WHISPERS IN THE FOG
© 1999 William Neill
Here is an essay I wrote in 1999. Enjoy!
Simplicity. Subtly. These are words I value highly in my landscape photography. I love making quiet and simple images. I strive to distill those aspects of nature that whisper, that entice the viewer to delve deeper— into the image and, most importantly, into nature.
A common tendency for landscape photographers is to include too much information. Too many mountains or trees. Too much foreground or sky. It is a natural and enthusiastic response to a great location or scene. Let’s describe it all! After all, it is the entire 360-degree experience of sound and smell that makes us raise up our camera. It is difficult to tell the whole story in one frame so what happens, most often, is that the resulting image is merely a description. Including too much has the effect of diluting the composition. Had the photographer paused to consider how to create a composition that encapsulates the experience, the viewer will have a better chance to sense the place through the photographer’s eyes. To distill is the key idea here; to isolate and concentrate the key elements of the photographer’s interaction with the scene. Through this process of focusing compositionally, the selective process gives one a better opportunity to discover a new viewpoint.
A few years ago (1993), I traveled to Sequoia National Park on an assignment for Sunset Magazine. My job was to photograph the Sequoia groves in the park, and especially the less-protected groves south of the park. As I drove into the first grove on my assignment list, a thick fog enveloped the sequoia forest. These conditions were not exactly the ideal conditions for the work at hand. Yet I was entranced. Perhaps I could make an image that would evoke the Sequoia’s timeless and epic qualities in a new way. And happily, the magazine sent me right when the dogwood were in bloom.
I spent the next few hours wondering amongst the dogwood and Giant Sequoia as the fog sifted through the woods. Slowly and subtly, the fog thickened and lightened on a soft breeze. I listened to a tape of Japanese flute music while I photographed, intensifying the wondrous experience.

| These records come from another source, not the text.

void launch_conv(const ConvArgs& a, hipStream_t st);
void launch_conv_layer(const ConvArgs* c4, hipStream_t st);
void launch_conv2(const Conv2Args& a, hipStream_t st);
void launch_conv2h(const Conv2Args& a, hipStream_t st);
void launch_convz(const ConvZArgs& a, hipStream_t st);
void launch_reduce_ln(const float* msg, const int* row_start, const int* row_cnt, int N, int D, const LNDesc& ln,
                      const float* old, int D_old, float* out, int ldo, int mode, hipStream_t st, const uint8_t* first = nullptr, unsigned long long sc_lanes = 0);
struct ReduceLayerArgs {
  const float* msg[4]; const int* row_start[4]; const int* row_cnt[4]; LNDesc ln[4];
  int NL, NA, D, D_old;
  const float* old_l; const float* old_a; float* out_l; float* out_a;
  const uint8_t* first[4]; unsigned long long sc_lanes[4];
};
static unsigned long long convz_sc_lanes(const ConvZ& z) {
  unsigned long long m = 0;
  for (int i = 0; i < z.n_io; ++i) m |= 0xfffull << (z.out_off[i] / 4);
// ... 7 lines not shown
  float lig_cut2, atom_cut2, cross_cut2;
  int lig_cap, atom_cap, dynamic_cross;
  EdgeSet set[N_SETS];
  int* err;
  int step, lds_nl, lds_na, n_chunk, lanes;
};
void dbfr_edge_form(const dbfr_batch& b, int* n_chunk, int* lanes);
void launch_edges(const GraphArgs& A, bool heads_only, hipStream_t st);
void launch_edge_log(const GraphArgs& A, int* log_row, int stride, hipStream_t st);
void launch_edge_ties(const GraphArgs& A, int* log_row, int stride, float tol, hipStream_t st);
void launch_graph_chunks(const GraphArgs& A, hipStream_t st);
void launch_flat_chunks(const int* tgt, const int* n_edges, int max_edges, int span, int n_span, int* cnt0, int cap, int* chunk_es, int* chunk_gl, hipStream_t st);
void launch_row_absmax(const float* lx, const int* lig_ptr, float* out_l, const float* ax, const int* atm_ptr, float* out_a, int ld, int D, int G, int n_rows_a, hipStream_t st);
void launch_batch_vectors(const dbfr_batch& b, int* lig_batch, int* atm_batch, uint8_t* is_cab, int* n_cab,
                          int* tor_batch, int* sc_batch, hipStream_t st);
void launch_time_embed(const float* t, int G, float emb_scale, float* temb, hipStream_t st);
enum MlpIn { IN_LIGNODE = 0, IN_LIGEDGE = 1, IN_TG = 2, IN_G = 3 };
struct MlpArgs {
  Mlp2 w; int mode; const int* n_rows_dev; int n_rows_max; const float* temb; const int* row_graph_tab; const int* tgt;
  const int* aux; const float* dist; const float* bond_feat; int nfeat; const float* lig_node; int nnode;
  const float* gs_offset; const float* gs_coeff; float* out;
};
void launch_mlp(const MlpArgs& a, hipStream_t st);
struct AtomEncArgs {
  const float* pocket_feat; const int* atm_batch; const float* temb; const float* emb[5]; int dims[5];
  const float* lin_t; int NA; float* out;
};
void launch_atom_encoder(const AtomEncArgs& a, hipStream_t st);
void launch_center_edges(const dbfr_batch& b, int* tgt, int* gth, float* dist, float* sh, int* row_start, int* row_cnt,
                         hipStream_t st);
struct TrRotArgs {
  const float* gp; const float* temb; const float* tr_sigma; const float* rot_norm; Mlp2 tr, rot; int G;
  int scale_by_sigma; float* tr_out; float* rot_out; int* err;
};
void launch_trrot(const TrRotArgs& a, hipStream_t st);
void launch_bond_attr(const float* x, int ldx, const int* b0, const int* b1, const int* bsel, int stride, int n,
                      float* out, hipStream_t st);
void launch_tor_final(const float* feat, const Mlp2& w, const float* norm2, int scale, int n, float* out, hipStream_t st);
struct SdeLigArgs {
  dbfr_batch b; const float* tr_score; const float* rot_score; const float* tor_score; const float* z_tr;
  const float* z_rot; const float* z_tor; float dt, tr_g2, tr_gsdt, rot_g2, rot_gsdt, tor_g2, tor_gsdt; float* traj;
  int* err;
};
void launch_sde_ligand(const SdeLigArgs& a, hipStream_t st);
void launch_sidechain(const dbfr_batch& b, const float* score, const float* z, float dt, float g2, float gsdt,
                      const int* a14_group, float* atom14_out, float* traj14, const int* err, hipStream_t st);
// ... 1072 lines not shown
  ga.lig_cut2 = cfg.lig_cutoff * cfg.lig_cutoff; ga.atom_cut2 = cfg.atom_cutoff * cfg.atom_cutoff;
  ga.cross_cut2 = cfg.dynamic_max_cross ? 1.0f : cfg.cross_cutoff * cfg.cross_cutoff;
  ga.lig_cap = cfg.lig_max_neighbors; ga.atom_cap = cfg.atom_max_neighbors; ga.dynamic_cross = cfg.dynamic_max_cross;
  for (int k = 0; k < N_SETS; ++k) ga.set[k] = w.set[k];
  ga.err = w.err; ga.step = step; ga.lds_nl = ga.lds_na = 0;
  dbfr_edge_form(*B, &ga.n_chunk, &ga.lanes);
  launch_edges(ga, false, st);
  if (int lrc = take_launch_error()) return lrc;
  if (m->gemm_split == DBFR_GEMM_REDUCE_FIRST) launch_graph_chunks(ga, st);
  if (m->edge_log && step < m->edge_log_steps) launch_edge_log(ga, m->edge_log + (size_t)step * N_SETS * m->edge_log_graphs, m->edge_log_graphs, st);
  if (m->tie_log && step < m->tie_log_steps) launch_edge_ties(ga, m->tie_log + (size_t)step * N_SETS * m->tie_log_graphs, m->tie_log_graphs, m->tie_tol, st);
  {
    MlpArgs a; memset(&a, 0, sizeof a);
    a.w = m->lig_node_emb; a.mode = IN_LIGNODE; a.n_rows_max = NL; a.temb = w.temb; a.row_graph_tab = w.lig_batch;
    a.lig_node = B->lig_node; a.nnode = cfg.lig_node_features; a.out = w.lig_x[0];
    launch_mlp(a, st);
  }
  {
    AtomEncArgs a; a.pocket_feat = B->pocket_feat; a.atm_batch = w.atm_batch; a.temb = w.temb;
    for (int i = 0; i < 5; ++i) { a.emb[i] = m->atom_emb[i]; a.dims[i] = m->atom_dims[i]; }
    a.lin_t = m->atom_lin_t; a.NA = NA; a.out = w.atom_x[0];
    launch_atom_encoder(a, st);
  }
  auto edge_mlp = [&](const Mlp2& mw, int mode, const EdgeSet& S, const int* tab, const float* off, const float* co) {
    MlpArgs a; memset(&a, 0, sizeof a);
    a.w = mw; a.mode = mode; a.n_rows_dev = S.n_edges; a.n_rows_max = S.cap; a.temb = w.temb; a.row_graph_tab = tab;
    a.tgt = S.tgt; a.aux = S.aux; a.dist = S.dist; a.bond_feat = B->bond_feat; a.nfeat = cfg.lig_edge_features;
    a.gs_offset = off; a.gs_coeff = co; a.out = S.emb;
    launch_mlp(a, st);
  };
  edge_mlp(m->lig_edge_emb, IN_LIGEDGE, w.set[SET_LL], w.lig_batch, m->gs_lig_off, m->gs_lig_c);
  edge_mlp(m->atom_edge_emb, IN_TG, w.set[SET_AA], w.atm_batch, m->gs_atom_off, m->gs_atom_c);
  edge_mlp(m->la_edge_emb, IN_TG, w.set[SET_AL], w.lig_batch, m->gs_cross_off, m->gs_cross_c);
  edge_mlp(m->la_edge_emb, IN_TG, w.set[SET_LA], w.atm_batch, m->gs_cross_off, m->gs_cross_c);
  static const int dims[4] = {48, 84, 120, 168};
  int cur = 0;
  for (int l = 0; l < cfg.num_conv_layers; ++l) {
    const int Di = dims[std::min(l, 3)], Do = dims[std::min(l + 1, 3)];
    const float *lx = w.lig_x[cur], *ax = w.atom_x[cur];
    float *lnew = w.lig_x[cur ^ 1], *anew = w.atom_x[cur ^ 1];
    const EdgeSet &LL = w.set[SET_LL], &AA = w.set[SET_AA], &AL = w.set[SET_AL], &LA = w.set[SET_LA];
    if (w.conv2 || l < m->conv2_layers) {
      const bool rf = m->gemm_split == DBFR_GEMM_REDUCE_FIRST && !((m->layer_fallback >> l) & 1u);
      const ConvW2* L2 = rf ? m->layer2v[l] : m->layer2[l];
      const Conv2Desc ds[4] = {
          conv2_desc(L2[0], LL.n_edges, LL.cap, LL.gth, LL.emb, LL.sh, lx, Di, LL.tgt, lx, Di, LL.gth, lx, Di, w.msg[0]),
          conv2_desc(L2[1], AL.n_edges, AL.cap, AL.gth, AL.emb, AL.sh, lx, Di, AL.tgt, ax, Di, AL.gth, ax, Di, w.msg[1]),
          conv2_desc(L2[2], AA.n_edges, AA.cap, AA.gth, AA.emb, AA.sh, ax, Di, AA.tgt, ax, Di, AA.gth, ax, Di, w.msg[2]),
          conv2_desc(L2[3], LA.n_edges, LA.cap, LA.gth, LA.emb, LA.sh, ax, Di, LA.tgt, lx, Di, LA.gth, lx, Di, w.msg[3])};
      const int Ws[4] = {m->layer[l][0].W, m->layer[l][1].W, m->layer[l][2].W, m->layer[l][3].W};
      if (rf) {
        launch_row_absmax(lx, B->lig_ptr, w.xmax_l, ax, B->atm_ptr, w.xmax_a, Di, Di, G, NA, st);
      }
      auto zd = [&](int i, const EdgeSet& S, const float* xmax) { return convz_desc(ds[i], m->layerz[l][i], S.tgt, Do, S.chunk_es, S.chunk_gl, S.chunk0 + G, S.chunk_cap, xmax); };
      const ConvZDesc zs[4] = {zd(0, LL, w.xmax_l), zd(1, AL, w.xmax_a), zd(2, AA, w.xmax_a), zd(3, LA, w.xmax_l)};
      conv2_call(m, ds, Ws, 4, st, (m->layer_fallback >> l) & 1u, rf ? zs : nullptr);
      ReduceLayerArgs ra;
// ... 481 lines not shown
extern "C" int dbfr_test_conv2(dbfr_model* m, int32_t layer, int32_t family, int32_t n_edges, const int32_t* n_edges_dev,
                               const int32_t* tgt, const int32_t* gth, const float* emb, const float* sh,
                               const float* tab1, int32_t ld1, const int32_t* idx1, const float* tab2, int32_t ld2,
                               const int32_t* idx2, const float* x, int32_t ldx, float* msg, void* hip_stream) {
  return test_conv_impl(m, true, layer, family, n_edges, n_edges_dev, tgt, gth, emb, sh, tab1, ld1, idx1, tab2, ld2, idx2, x, ldx,
                        msg, hip_stream);
}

What the fog provided me was a forest simplified. The combination of soft light, and the reduction of depth and detail provided by the fog allowed me to distill the key elements around me. I photographed dogwood branches, with their blossoms seemingly suspended in air and floating in the fog. With my wide angle lens captured two lone sequoias soaring up into the fog, an image that was later used in a Nike ad! I photographed a dogwood tree growing in front of a sequoia. I made vertical and horizontal images in panoramic format. The creative juices were flowing, and I worked the scene until no more ideas would come.
In the photograph shown here, “Giant sequoia and fir tree in the fog, Sequoia National Park, California 1993,” I chose a normal focal length 150mm lens for the 4×5. I composed the image so that the tree filled more than half the frame. The small fir tree contrasts dramatically with the massive sequoia. Only a small part of the huge tree is included in the photograph yet its presence is felt. The forest floor was cluttered with fallen branches, so I raised the front standard of my view camera to eliminate the distraction. This movement also served to keep the lines of the trees parallel. By not settling for the obvious approach—describing the whole tree—I discovered a fresh viewpoint, one that leaves the viewer to imagine the rest of the picture outside my frame.
The fog was gone the next day; the sun came out so was able to make the type of images needed for the assignment. Not surprisingly, the magazine did not use any of my photographs made in the fog, but many of them have been subsequently published and exhibited in galleries. It was a successful trip on all quarters, especially for me artistically!
My mantra, once again, is Simplicity and Subtly.